Slashdot Mirror


Protecting Your Small Domain from Spam Hijacking?

Black Cardinal asks: "I have a small domain which I mostly use to post family photos and some software. I also use it to manage a few e-mail addresses that my wife and I use. A spammer recently hijacked my domain name, using it to construct fake return addresses for sending spam (without actually cracking my host account), and caused a flood of undeliverable mail messages to be sent to my domain hosting service, which promptly suspended my account. At the moment it looks like I may never be able to have any @gelhaus.net e-mail again. What can I and my domain hosting service do now to protect their incoming mail servers and my account from this kind of attack, and how can I protect my small domain from this kind of hijacking and allow me to keep it running?"

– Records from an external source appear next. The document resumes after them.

# vanilladucky/sde_sampler_lrds

Hardware: NVIDIA B200
Metric: particle_steps_per_sec (higher is better)
Workload: dtype f32

## Files before the change

### sde_sampler_lrds_b200/csrc/lrds_rollout_mix.cuh

```cuda
#pragma once
#include "lrds_rollout_tc.cuh"

namespace lrds {

constexpr int MIX_MAX_WARPS = 16;
constexpr int MIX_TAIL_BYTES = 32;
constexpr float MIX_LOGIT_KAPPA = 9.5367431640625e-07f;
constexpr float MIX_LOGIT_KAPPA_C = 2.384185791015625e-07f;
constexpr float MIX_LOGIT_TAU = 2e-5f;

template <bool EUBO_, int TGT_, int REF_, bool EM_, bool DIS_ = false>
struct MixCfg {
  static constexpr bool kEubo = EUBO_, kEm = EM_, kDis = DIS_;
  static constexpr int kTgt = TGT_, kRef = REF_;
};
using MixBench = MixCfg<false, 1, 2, false>;

__host__ __device__ inline int mix_tc_config(const lrds_spec& s) {
  if (s.precision != LRDS_PRECISION_F16X3 || s.mlp.d_pad > 128 || gmm_full_on_path(s)) return -1;
  const bool tmix = s.ctrl_kind == LRDS_CTRL_SCORE && s.target.kind == LRDS_DISTR_GMM && s.target.gmm.M > 1 &&
                    s.target.gmm.M <= MIX_MAX_M && s.target.gmm.mix_tc != nullptr;
  const bool tdis = s.ctrl_kind >= LRDS_CTRL_CANCEL_DRIFT && s.target.kind == LRDS_DISTR_GMM && s.target.gmm.M > 1 &&
                    s.target.gmm.M <= MIX_MAX_M && s.target.gmm.mix_tc != nullptr;
  const bool tphi = s.ctrl_kind == LRDS_CTRL_SCORE && s.target.kind == LRDS_DISTR_PHI4;
  const bool tnone = s.ctrl_kind == LRDS_CTRL_CLIPPED &&
                     (s.target.kind != LRDS_DISTR_GMM || s.target.gmm.M <= MIX_MAX_M) && s.target.kind != LRDS_DISTR_LOGREG;
  const bool rnone = !s.has_ref_ctrl;
  const bool rmix = s.has_ref_ctrl && s.ref_t.M > 1 && s.ref_t.M <= MIX_MAX_M && s.ref_t.mix_tc != nullptr;
  const bool rgauss = s.has_ref_ctrl && s.ref_t.M == 1;
  const bool axpy = s.update_form == LRDS_UPDATE_AXPY && (s.ito_form == LRDS_ITO_SCALED || (rnone && s.ito_form != LRDS_ITO_EM));
  const bool em = s.update_form == LRDS_UPDATE_EM && (s.ito_form == LRDS_ITO_EM || (rnone && s.ito_form == LRDS_ITO_NONE));
  if (s.ref_0.M > MIX_MAX_M) return -1;
  if (s.target.kind == LRDS_DISTR_GMM && s.target.gmm.M > 1 && s.target.gmm.mix_tc == nullptr) return -1;
  if (s.kind == LRDS_ROLLOUT_EUBO_LINEAR) return (tmix && rmix && axpy) ? 1 : -1;
  if (s.kind != LRDS_ROLLOUT_LINEAR) return -1;
  if (tmix && rmix && axpy) return 0;
  if (tmix && rgauss && axpy) return 2;
  if (tmix && rgauss && em) return 3;
  if (tphi && rmix && axpy) return 4;
  if (tnone && rmix && axpy) return 5;
  if (tmix && rmix && em) return 6;
  if (tmix && rnone && em) return 7;
  if (tmix && rnone && axpy) return 8;
  if (tphi && rgauss && axpy) return 9;
  if (tdis && rnone && em) return 10;
  return -1;
}
__host__ __device__ inline bool mix_tc_applicable(const lrds_spec& s) { return mix_tc_config(s) >= 0; }

__device__ __forceinline__ float gmm_logp_any(const GmmView& g, int d, int dp, const Col4& x) {
  if (g.M == 1) {
    const int nq = (d + 3) >> 2;
    float q = 0.f;
    for (int c = 0; c < nq; ++c) quad4(q, x.ld4(c), g.mu.ld4(c), g.ivar.ld4(c));
    return g.glogc.ld1(0) - 0.5f * q;
  }
  float r[MIX_MAX_M];
  return gmm_pass1_pair(g, d, dp, x, r);
}
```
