## Switch 1x1 split conv to 16x16x32 MFMA with triple-buffered two-step K loop

Replaces the 32x32x16 bf16 MFMA tiles with 16x16x32 ones, reorganising fragments so each iteration consumes two K blocks (one per lane group) from a triple-buffered shared-memory ring. Odd K counts are padded with a zero stage. Global loads and LDS stores are interleaved inside the row loop to overlap with MFMA work, and a new epilogue handles the 4-element accumulator layout. The aim is better MFMA throughput and latency hiding, at the cost of more shared memory (3 buffers) and more accumulator registers, which may reduce occupancy.

```diff
diff --git a/ransac-flow_amd/csrc/conv1x1s.hip b/ransac-flow_amd/csrc/conv1x1s.hip
--- a/ransac-flow_amd/csrc/conv1x1s.hip
+++ b/ransac-flow_amd/csrc/conv1x1s.hip
@@ -16,17 +16,17 @@
 
 template <int TM, int WM>
 __device__ __forceinline__ void conv1x1_split_body(const C1SArgs& a, const unsigned bx, const unsigned) {
-    constexpr int BM = 32 * TM * WM, BN = 128, KB = 16, NT = 128 * WM;
+    constexpr int BM = 32 * TM * WM, BN = 128, KB = 16, NT = 128 * WM, MI = 2 * TM, NJ = 4;
     constexpr bool WIDE = WM == 4;
-    __shared__ u32x4 As[2][3][2][BM];
-    __shared__ u32x4 Bs[2][3][2][BN];
+        __shared__ u32x4 As[3][3][2][BM];
+    __shared__ u32x4 Bs[3][3][2][BN];
     __shared__ float s_scale[BM], s_shift[BM];
 
     const int t = threadIdx.x, lane = t & 63, wave = t >> 6;
     const int wm = wave >> 1, wn = wave & 1;
-    const int lrow = lane >> 5, lcol = lane & 31;
+    const int g = lane >> 4, r16 = lane & 15;
     const size_t HW = (size_t)a.HW, HWin = (size_t)a.HWin;
-    const int nk = a.Cin / KB;
+    const int nk = a.Cin / KB, nkp = (nk + 1) & ~1;
 
     const int bid = xcd_remap(bx, a.tilesM * a.tilesP);
     const int m0 = (bid % a.tilesM) * BM;
@@ -46,9 +46,15 @@
     }
     float rb[NB];
     auto load_stage = [&](int kb) {
-        wa.load(kb, a.Mpad);
-#pragma unroll
-        for (int i = 0; i < NB; ++i) rb[i] = bsrc[(size_t)(kb * KB + i) * HWin];
+        if (kb < nk) {
+            wa.load(kb, a.Mpad);
+#pragma unroll
+            for (int i = 0; i < NB; ++i) rb[i] = bsrc[(size_t)(kb * KB + i) * HWin];
+        } else {
+            wa.load(nk - 1, a.Mpad);
+#pragma unroll
+            for (int i = 0; i < NB; ++i) rb[i] = 0.0f;
+        }
     };
     auto store_stage = [&](int buf) {
         wa.store(&As[buf][0][0][0]);
@@ -70,51 +76,71 @@
     stage_bn<BM>(s_scale, s_shift, a.scale, a.shift, m0, a.Cout);
     load_stage(0);
     store_stage(0);
-    if (nk > 1) load_stage(1);
+    load_stage(1);
+    store_stage(1);
+    if (2 < nkp) load_stage(2);
     __syncthreads();
 
-    f32x16 acc[TM][2], low[TM][2];
+    f32x4 acc[MI][NJ], low[MI][NJ];
     acc_zero(acc);
     acc_zero(low);
 
-    for (int s = 0; s < nk; ++s) {
-        const int cur = s & 1;
-        bf16x8 af[3][TM], bf[3][2];
+    int sa = 0, sb = 1, sc = 2;
+    for (int h0 = 0; h0 < nkp; h0 += 2) {
+        const int slot = g >> 1 ? sb : sa;
+        const u32x4* ap = &As[slot][0][g & 1][wm * TM * 32 + r16];
+        const u32x4* bq = &Bs[slot][0][g & 1][wn * 64 + r16];
+        bf16x8 af[MI][3], bf[3][NJ];
 #pragma unroll
         for (int pc = 0; pc < 3; ++pc) {
 #pragma unroll
-            for (int i = 0; i < TM; ++i) af[pc][i] = as_frag(As[cur][pc][lrow][wm * TM * 32 + i * 32 + lcol]);
-#pragma unroll
-            for (int j = 0; j < 2; ++j) bf[pc][j] = as_frag(Bs[cur][pc][lrow][wn * 64 + j * 32 + lcol]);
-        }
-        if (s + 1 < nk) store_stage(cur ^ 1);
-        if (s + 2 < nk) load_stage(s + 2);
-        __builtin_amdgcn_sched_barrier(0);
-#pragma unroll
-        for (int i = 0; i < TM; ++i)
-#pragma unroll
-            for (int j = 0; j < 2; ++j) {
-                low[i][j] = __builtin_amdgcn_mfma_f32_32x32x16_bf16(af[2][i], bf[0][j], low[i][j], 0, 0, 0);
-                low[i][j] = __builtin_amdgcn_mfma_f32_32x32x16_bf16(af[0][i], bf[2][j], low[i][j], 0, 0, 0);
-                low[i][j] = __builtin_amdgcn_mfma_f32_32x32x16_bf16(af[1][i], bf[1][j], low[i][j], 0, 0, 0);
-            }
-#pragma unroll
-        for (int i = 0; i < TM; ++i)
-#pragma unroll
-            for (int j = 0; j < 2; ++j) {
-                low[i][j] = __builtin_amdgcn_mfma_f32_32x32x16_bf16(af[1][i], bf[0][j], low[i][j], 0, 0, 0);
-                low[i][j] = __builtin_amdgcn_mfma_f32_32x32x16_bf16(af[0][i], bf[1][j], low[i][j], 0, 0, 0);
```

"My domain hosting service, CubeSoft, has been a good host for my domain for the past three years, and they have been very helpful in re-enabling most of my account, but at the moment they don't want to re-enable my e-mail because of the flood of returned spam coming in (30,000 messages per day). Since the return addresses are all invalid (e.g. 'nonexistent_address@gelhaus.net'), I would think it would be simple to filter out all messages that aren't specific ones I've set up (e.g. 'valid_address@gelhaus.net'). I can't believe my domain is the first to have experienced this problem. It would be a tragedy to have to just shut down my domain because of this. CubeSoft says there isn't any way to prevent it because there is nothing that stops a spammer from using a fake return e-mail address. What have others with small domains done to protect themselves?"

4 of 103 comments (clear)

  1. You have the Michael Bolton problem by utahjazz · · Score: 4, Funny

    You need to change your domain name. Obligatory "Office Space" quote:

    Samir: You know, there's nothing wrong with that name.

    Michael Bolton: There WAS nothing wrong with it. Until I was about 12 years old, and that no-talent-ass-clown because famous and started winning Grammys.

    Samir: Why don't you just go by Mike, instead of Michael?

    Michael Bolton: No way! Why should I change it? He's the one who sucks.

  2. Re:Use SPF to protect against "Joe Jobs" by anthony_dipierro · · Score: 2, Funny

    If everyone uses SPF, it will cut down on spam and joe-jobs.

    Of course, if everyone would stop spamming, it would also cut down on spam.

    It's a good idea, but SMTP without SPF is far too integrated into our lives to eliminate any time soon.

  3. Eureaka! by rylin · · Score: 3, Funny

    It's simple really!
    All you need to do is get a *really* long domainname.
    For instance, would you expect any spam to originate from llanfairpwllgwyngyllgogerychwyrndrobwllllantysilio gogogoch.com?

    I think not!
    Yet I'm sure there's at least a postmaster account running there (and surely a real account or two, even if just for fun's sake).

  4. Re:get your ISP to change your MX record by Xunker · · Score: 5, Funny

    Then how will legitimate mail arrive?

    That still exists?

    --
    Hilary Rosen's speech was about her love of money and her desire to roll around naked in a pile of money.